Start of Block
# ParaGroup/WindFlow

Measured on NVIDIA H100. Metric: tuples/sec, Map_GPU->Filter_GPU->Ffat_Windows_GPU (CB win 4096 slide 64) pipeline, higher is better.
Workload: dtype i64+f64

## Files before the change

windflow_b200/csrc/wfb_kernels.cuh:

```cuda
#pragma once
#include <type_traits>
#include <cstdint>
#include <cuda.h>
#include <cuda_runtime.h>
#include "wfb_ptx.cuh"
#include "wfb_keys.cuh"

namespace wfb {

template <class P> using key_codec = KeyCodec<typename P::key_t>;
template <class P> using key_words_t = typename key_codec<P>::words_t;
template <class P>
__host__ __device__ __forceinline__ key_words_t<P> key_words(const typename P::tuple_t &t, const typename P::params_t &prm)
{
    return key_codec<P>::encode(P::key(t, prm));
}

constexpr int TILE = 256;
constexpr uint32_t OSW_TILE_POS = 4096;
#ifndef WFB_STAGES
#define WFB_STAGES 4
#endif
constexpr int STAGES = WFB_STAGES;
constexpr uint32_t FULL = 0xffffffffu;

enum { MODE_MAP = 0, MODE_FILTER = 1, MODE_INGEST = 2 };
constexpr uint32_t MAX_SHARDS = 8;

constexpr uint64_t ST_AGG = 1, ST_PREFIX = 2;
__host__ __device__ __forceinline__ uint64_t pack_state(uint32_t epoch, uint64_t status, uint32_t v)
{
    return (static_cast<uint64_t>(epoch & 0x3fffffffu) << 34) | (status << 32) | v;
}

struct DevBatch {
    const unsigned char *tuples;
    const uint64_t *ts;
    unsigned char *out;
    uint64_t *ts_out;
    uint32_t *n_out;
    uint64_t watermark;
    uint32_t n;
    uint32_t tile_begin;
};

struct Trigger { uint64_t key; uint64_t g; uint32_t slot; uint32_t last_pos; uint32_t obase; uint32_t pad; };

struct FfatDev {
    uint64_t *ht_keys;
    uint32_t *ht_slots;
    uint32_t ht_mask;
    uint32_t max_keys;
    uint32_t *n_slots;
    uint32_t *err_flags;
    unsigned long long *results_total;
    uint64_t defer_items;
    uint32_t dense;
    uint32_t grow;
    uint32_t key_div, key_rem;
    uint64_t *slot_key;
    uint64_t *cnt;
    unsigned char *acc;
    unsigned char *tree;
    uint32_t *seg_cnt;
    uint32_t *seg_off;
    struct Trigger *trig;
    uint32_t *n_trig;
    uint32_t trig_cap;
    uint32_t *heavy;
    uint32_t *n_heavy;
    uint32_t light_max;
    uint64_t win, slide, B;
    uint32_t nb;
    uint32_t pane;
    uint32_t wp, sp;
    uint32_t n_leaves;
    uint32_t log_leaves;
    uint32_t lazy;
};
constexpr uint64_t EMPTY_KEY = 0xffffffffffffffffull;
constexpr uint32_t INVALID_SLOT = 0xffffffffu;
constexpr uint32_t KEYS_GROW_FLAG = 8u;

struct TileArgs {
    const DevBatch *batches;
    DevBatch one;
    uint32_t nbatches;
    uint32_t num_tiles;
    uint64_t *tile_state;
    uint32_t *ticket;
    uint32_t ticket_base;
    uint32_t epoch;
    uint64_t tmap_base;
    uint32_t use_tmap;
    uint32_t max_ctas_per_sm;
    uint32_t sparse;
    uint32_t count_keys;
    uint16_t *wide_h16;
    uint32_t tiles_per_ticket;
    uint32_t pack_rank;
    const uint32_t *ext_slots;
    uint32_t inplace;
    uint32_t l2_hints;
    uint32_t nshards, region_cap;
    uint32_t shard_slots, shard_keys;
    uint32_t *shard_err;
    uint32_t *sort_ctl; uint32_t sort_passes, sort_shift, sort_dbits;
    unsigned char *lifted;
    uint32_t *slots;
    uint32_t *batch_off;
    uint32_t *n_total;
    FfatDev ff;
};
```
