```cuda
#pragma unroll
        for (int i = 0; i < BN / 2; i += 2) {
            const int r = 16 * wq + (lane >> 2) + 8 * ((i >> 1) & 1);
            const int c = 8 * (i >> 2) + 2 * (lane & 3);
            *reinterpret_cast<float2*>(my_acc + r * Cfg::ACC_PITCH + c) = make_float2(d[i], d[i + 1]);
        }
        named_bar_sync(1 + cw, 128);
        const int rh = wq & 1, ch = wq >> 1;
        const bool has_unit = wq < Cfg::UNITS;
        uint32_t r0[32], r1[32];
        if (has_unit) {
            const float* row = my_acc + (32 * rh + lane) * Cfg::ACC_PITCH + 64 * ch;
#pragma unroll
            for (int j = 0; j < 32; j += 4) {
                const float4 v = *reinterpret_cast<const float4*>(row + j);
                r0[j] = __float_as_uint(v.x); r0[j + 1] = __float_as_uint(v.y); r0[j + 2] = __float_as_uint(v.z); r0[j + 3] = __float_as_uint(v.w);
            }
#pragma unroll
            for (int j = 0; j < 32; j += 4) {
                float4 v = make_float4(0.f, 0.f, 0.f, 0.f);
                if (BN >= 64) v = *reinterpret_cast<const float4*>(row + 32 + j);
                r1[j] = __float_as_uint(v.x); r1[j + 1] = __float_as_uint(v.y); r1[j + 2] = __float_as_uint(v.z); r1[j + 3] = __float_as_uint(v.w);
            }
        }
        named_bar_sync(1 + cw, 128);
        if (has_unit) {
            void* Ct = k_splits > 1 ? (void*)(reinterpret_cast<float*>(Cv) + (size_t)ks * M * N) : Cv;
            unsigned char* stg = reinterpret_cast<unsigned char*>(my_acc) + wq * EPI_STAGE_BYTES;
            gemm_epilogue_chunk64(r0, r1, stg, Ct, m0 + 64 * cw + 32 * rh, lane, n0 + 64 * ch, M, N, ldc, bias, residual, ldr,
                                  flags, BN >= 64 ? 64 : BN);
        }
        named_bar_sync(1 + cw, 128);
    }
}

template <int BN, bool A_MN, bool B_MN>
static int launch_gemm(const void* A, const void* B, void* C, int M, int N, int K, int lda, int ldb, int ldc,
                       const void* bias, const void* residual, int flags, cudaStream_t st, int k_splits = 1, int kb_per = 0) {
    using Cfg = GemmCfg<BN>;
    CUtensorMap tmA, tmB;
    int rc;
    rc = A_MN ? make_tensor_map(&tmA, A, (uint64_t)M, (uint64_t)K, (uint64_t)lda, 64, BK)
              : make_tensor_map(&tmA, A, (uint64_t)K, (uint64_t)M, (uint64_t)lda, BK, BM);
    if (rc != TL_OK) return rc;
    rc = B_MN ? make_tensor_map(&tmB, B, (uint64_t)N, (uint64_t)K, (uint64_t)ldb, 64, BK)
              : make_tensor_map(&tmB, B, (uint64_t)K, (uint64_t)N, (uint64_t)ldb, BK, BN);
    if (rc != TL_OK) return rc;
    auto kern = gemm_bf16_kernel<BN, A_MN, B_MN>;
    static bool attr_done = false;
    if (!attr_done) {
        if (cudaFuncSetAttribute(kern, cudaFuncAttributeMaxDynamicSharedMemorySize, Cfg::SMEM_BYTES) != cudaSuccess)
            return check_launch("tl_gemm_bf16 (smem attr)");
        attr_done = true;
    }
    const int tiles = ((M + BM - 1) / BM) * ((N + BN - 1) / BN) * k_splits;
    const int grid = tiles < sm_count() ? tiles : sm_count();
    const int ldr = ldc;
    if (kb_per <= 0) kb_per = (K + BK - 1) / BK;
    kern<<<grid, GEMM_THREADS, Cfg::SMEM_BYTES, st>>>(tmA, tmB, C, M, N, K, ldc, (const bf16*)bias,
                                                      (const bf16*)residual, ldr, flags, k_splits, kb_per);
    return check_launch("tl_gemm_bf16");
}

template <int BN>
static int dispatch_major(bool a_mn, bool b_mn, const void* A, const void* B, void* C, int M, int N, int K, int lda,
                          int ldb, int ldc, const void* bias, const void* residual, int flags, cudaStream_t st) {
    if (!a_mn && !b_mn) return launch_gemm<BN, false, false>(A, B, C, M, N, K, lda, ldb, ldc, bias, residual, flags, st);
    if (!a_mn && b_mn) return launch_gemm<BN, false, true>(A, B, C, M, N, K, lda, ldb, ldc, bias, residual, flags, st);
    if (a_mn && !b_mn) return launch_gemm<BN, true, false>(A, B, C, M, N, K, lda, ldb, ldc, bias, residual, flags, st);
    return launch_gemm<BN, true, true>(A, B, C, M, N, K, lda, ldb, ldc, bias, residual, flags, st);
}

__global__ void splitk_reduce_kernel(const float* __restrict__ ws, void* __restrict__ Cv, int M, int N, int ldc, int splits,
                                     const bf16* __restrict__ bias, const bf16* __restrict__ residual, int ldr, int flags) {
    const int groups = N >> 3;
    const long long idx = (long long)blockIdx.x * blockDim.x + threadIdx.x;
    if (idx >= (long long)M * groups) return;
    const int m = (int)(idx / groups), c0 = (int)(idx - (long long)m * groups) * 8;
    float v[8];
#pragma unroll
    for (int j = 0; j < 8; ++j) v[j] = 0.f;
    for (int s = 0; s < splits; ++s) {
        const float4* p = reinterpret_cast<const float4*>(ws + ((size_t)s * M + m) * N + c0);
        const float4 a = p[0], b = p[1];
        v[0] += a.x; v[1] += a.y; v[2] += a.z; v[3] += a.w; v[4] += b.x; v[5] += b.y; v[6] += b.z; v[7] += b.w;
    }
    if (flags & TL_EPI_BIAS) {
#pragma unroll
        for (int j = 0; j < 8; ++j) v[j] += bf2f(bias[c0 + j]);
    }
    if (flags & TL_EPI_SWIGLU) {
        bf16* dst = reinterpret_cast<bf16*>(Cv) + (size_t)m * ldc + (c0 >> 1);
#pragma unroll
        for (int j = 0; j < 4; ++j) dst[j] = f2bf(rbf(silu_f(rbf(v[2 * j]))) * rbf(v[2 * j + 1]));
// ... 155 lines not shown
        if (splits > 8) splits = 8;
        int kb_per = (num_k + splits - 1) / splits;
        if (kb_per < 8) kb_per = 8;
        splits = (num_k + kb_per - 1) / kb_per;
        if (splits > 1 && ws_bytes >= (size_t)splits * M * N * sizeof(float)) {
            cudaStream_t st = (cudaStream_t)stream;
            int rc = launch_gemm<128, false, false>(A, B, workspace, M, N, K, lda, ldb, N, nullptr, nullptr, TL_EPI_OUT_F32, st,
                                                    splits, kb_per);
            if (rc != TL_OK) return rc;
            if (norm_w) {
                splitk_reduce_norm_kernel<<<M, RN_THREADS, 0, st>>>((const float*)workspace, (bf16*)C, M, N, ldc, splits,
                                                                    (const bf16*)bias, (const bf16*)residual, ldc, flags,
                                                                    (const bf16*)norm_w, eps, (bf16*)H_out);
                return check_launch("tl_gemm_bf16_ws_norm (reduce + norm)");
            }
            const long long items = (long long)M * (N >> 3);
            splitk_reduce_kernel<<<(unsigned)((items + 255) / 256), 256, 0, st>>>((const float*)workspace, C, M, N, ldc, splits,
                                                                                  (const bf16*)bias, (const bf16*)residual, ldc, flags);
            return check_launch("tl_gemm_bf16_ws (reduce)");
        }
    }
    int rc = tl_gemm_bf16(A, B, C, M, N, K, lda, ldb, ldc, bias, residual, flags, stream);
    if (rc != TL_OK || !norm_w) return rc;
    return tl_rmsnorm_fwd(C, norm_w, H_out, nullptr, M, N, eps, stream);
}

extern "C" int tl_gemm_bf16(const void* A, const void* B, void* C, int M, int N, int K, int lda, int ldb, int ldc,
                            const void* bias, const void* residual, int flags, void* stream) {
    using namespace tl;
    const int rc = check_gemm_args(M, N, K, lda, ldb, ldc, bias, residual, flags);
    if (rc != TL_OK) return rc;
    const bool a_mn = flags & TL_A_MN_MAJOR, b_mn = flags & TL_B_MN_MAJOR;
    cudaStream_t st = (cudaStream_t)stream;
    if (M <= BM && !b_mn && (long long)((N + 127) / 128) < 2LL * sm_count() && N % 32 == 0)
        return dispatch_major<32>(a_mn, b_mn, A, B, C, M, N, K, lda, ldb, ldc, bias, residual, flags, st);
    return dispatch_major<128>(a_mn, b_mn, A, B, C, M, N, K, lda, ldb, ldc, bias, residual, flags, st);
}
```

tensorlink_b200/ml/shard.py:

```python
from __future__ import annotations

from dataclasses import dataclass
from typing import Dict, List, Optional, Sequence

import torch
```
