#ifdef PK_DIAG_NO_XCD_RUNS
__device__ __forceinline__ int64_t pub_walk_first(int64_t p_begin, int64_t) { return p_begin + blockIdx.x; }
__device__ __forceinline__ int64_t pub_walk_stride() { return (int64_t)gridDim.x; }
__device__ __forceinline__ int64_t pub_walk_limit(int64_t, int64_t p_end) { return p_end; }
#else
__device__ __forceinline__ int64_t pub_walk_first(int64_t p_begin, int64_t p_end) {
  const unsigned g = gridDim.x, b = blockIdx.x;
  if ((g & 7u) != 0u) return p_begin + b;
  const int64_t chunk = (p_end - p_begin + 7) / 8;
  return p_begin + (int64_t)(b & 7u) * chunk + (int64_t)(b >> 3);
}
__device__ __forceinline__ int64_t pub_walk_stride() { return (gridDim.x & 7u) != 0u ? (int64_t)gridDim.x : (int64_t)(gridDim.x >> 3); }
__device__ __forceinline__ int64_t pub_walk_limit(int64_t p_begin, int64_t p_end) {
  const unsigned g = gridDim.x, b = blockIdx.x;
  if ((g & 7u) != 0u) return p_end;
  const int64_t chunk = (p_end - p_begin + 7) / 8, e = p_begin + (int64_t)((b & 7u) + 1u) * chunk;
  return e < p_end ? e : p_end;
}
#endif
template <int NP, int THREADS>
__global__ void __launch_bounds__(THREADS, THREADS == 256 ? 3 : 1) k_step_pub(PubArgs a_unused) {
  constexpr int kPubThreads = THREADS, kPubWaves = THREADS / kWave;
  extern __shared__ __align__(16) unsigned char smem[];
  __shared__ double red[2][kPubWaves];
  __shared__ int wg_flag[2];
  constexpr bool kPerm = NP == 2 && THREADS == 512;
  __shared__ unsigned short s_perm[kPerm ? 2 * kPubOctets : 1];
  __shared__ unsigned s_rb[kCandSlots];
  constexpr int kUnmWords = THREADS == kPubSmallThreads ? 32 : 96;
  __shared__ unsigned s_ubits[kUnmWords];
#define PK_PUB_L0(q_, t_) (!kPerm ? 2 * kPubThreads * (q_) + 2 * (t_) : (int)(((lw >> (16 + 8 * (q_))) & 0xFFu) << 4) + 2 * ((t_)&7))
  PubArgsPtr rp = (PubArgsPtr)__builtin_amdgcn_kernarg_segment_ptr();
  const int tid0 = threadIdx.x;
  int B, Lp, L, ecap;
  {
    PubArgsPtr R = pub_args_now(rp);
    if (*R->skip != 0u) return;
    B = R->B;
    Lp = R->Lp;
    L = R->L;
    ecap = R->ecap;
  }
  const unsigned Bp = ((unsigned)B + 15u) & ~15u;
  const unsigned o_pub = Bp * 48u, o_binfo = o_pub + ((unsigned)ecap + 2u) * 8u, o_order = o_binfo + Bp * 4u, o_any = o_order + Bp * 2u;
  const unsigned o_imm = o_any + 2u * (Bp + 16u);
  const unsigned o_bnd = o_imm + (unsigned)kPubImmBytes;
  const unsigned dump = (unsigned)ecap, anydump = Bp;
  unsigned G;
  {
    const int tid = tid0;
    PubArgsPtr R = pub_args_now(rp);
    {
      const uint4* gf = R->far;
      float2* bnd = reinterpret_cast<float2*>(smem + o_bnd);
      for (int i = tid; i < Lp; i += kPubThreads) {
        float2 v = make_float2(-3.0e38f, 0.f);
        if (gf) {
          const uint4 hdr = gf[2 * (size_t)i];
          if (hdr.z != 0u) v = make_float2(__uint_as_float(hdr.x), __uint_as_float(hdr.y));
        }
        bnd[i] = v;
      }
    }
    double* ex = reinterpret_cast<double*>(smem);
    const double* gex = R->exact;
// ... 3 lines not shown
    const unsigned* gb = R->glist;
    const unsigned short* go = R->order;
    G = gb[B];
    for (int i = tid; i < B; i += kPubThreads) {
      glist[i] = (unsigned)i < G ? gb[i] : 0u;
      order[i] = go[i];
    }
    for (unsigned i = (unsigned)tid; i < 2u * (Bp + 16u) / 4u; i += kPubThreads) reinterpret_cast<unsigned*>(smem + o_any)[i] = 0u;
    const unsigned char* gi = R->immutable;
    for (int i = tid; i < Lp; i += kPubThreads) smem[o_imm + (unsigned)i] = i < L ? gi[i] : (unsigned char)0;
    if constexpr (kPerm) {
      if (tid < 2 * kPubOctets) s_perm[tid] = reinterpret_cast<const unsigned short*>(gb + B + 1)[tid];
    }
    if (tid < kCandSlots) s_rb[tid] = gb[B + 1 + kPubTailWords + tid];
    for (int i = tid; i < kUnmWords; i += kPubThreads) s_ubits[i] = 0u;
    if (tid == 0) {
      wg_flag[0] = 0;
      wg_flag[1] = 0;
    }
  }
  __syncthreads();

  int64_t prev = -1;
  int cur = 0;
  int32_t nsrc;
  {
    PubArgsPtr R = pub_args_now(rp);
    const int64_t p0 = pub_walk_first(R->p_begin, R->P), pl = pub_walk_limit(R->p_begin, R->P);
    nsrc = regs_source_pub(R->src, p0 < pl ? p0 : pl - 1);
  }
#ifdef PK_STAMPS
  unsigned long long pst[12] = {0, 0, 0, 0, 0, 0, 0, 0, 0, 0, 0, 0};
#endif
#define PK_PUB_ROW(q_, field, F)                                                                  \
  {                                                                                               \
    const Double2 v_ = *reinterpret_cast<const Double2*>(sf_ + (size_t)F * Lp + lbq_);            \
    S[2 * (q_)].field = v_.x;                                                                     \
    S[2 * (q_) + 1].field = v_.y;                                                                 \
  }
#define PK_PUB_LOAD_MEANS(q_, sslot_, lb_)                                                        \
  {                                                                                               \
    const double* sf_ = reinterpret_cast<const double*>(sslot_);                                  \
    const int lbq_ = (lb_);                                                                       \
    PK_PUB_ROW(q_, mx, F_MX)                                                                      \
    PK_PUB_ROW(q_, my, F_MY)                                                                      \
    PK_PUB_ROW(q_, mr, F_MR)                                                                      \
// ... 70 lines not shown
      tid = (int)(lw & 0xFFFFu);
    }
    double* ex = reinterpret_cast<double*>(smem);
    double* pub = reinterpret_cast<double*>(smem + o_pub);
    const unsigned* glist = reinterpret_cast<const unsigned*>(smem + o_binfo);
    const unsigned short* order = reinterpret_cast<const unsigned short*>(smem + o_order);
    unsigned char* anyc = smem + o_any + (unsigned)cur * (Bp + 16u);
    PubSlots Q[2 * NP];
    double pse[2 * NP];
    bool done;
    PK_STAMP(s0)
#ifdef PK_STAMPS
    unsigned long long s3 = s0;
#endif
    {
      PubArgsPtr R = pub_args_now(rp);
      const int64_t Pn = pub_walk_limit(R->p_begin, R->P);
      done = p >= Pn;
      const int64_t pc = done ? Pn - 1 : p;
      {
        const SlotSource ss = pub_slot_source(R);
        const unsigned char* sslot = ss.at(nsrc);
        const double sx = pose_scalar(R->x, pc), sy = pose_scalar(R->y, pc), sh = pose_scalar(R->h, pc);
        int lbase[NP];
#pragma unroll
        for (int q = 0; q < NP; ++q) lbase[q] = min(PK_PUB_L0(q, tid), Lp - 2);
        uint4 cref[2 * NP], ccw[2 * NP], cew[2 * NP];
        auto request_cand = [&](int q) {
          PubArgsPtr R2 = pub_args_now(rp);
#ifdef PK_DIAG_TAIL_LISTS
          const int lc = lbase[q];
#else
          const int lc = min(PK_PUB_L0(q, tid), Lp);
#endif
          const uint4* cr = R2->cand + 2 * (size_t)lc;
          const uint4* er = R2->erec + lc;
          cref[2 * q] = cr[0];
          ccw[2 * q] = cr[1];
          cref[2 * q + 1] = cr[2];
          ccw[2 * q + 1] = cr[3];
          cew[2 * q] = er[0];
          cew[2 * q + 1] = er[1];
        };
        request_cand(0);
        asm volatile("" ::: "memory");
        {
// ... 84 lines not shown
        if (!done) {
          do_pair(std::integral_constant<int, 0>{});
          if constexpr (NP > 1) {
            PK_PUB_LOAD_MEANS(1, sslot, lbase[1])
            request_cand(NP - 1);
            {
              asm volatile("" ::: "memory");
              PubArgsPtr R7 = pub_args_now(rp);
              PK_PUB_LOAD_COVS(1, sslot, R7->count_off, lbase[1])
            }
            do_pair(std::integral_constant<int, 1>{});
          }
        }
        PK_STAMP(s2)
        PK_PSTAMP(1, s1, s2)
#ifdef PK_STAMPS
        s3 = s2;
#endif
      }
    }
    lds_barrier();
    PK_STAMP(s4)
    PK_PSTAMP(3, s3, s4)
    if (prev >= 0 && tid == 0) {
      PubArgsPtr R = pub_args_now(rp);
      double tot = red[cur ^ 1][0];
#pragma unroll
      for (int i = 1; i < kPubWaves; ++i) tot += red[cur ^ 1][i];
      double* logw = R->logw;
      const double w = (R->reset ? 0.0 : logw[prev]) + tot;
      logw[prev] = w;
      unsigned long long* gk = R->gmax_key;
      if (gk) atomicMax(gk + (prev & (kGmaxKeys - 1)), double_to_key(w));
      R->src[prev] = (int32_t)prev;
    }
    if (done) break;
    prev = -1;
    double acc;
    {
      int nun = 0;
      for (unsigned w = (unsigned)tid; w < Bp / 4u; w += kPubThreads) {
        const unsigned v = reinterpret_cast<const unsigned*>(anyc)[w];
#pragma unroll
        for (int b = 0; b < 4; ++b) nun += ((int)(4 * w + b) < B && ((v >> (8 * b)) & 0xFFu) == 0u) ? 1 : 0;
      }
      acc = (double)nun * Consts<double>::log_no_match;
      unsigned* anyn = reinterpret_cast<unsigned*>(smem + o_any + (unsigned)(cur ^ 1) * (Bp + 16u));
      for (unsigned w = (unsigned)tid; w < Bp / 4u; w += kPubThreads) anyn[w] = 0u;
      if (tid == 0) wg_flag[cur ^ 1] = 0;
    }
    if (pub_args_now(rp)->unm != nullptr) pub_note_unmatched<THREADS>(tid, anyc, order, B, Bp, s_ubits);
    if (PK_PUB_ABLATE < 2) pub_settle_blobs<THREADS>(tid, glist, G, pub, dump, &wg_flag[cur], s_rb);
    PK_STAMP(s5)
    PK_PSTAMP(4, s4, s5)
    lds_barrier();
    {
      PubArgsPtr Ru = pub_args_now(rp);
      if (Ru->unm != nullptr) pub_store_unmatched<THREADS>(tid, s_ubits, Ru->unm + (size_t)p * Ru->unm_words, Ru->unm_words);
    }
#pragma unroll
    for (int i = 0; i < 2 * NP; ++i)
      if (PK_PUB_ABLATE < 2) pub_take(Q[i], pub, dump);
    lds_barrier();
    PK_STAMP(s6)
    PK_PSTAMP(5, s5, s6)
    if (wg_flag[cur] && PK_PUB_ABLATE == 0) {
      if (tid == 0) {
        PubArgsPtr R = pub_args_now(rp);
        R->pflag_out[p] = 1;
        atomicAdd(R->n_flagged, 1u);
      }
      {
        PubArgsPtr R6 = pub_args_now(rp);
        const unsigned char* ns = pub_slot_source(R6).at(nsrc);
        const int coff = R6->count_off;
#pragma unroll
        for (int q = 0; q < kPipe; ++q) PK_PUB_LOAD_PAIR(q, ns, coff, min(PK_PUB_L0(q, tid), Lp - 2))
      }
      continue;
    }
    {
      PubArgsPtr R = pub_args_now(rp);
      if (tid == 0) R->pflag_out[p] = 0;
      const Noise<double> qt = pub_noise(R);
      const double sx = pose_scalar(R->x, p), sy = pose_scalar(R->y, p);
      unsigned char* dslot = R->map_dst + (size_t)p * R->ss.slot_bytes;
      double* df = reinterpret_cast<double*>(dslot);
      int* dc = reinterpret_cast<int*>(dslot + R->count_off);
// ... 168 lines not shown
End of Block
**Try it**
All lines of the records above that carry the word "logw" should be listed.

**Task answer**
      double* logw = R->logw;
      const double w = (R->reset ? 0.0 : logw[prev]) + tot;
      logw[prev] = w;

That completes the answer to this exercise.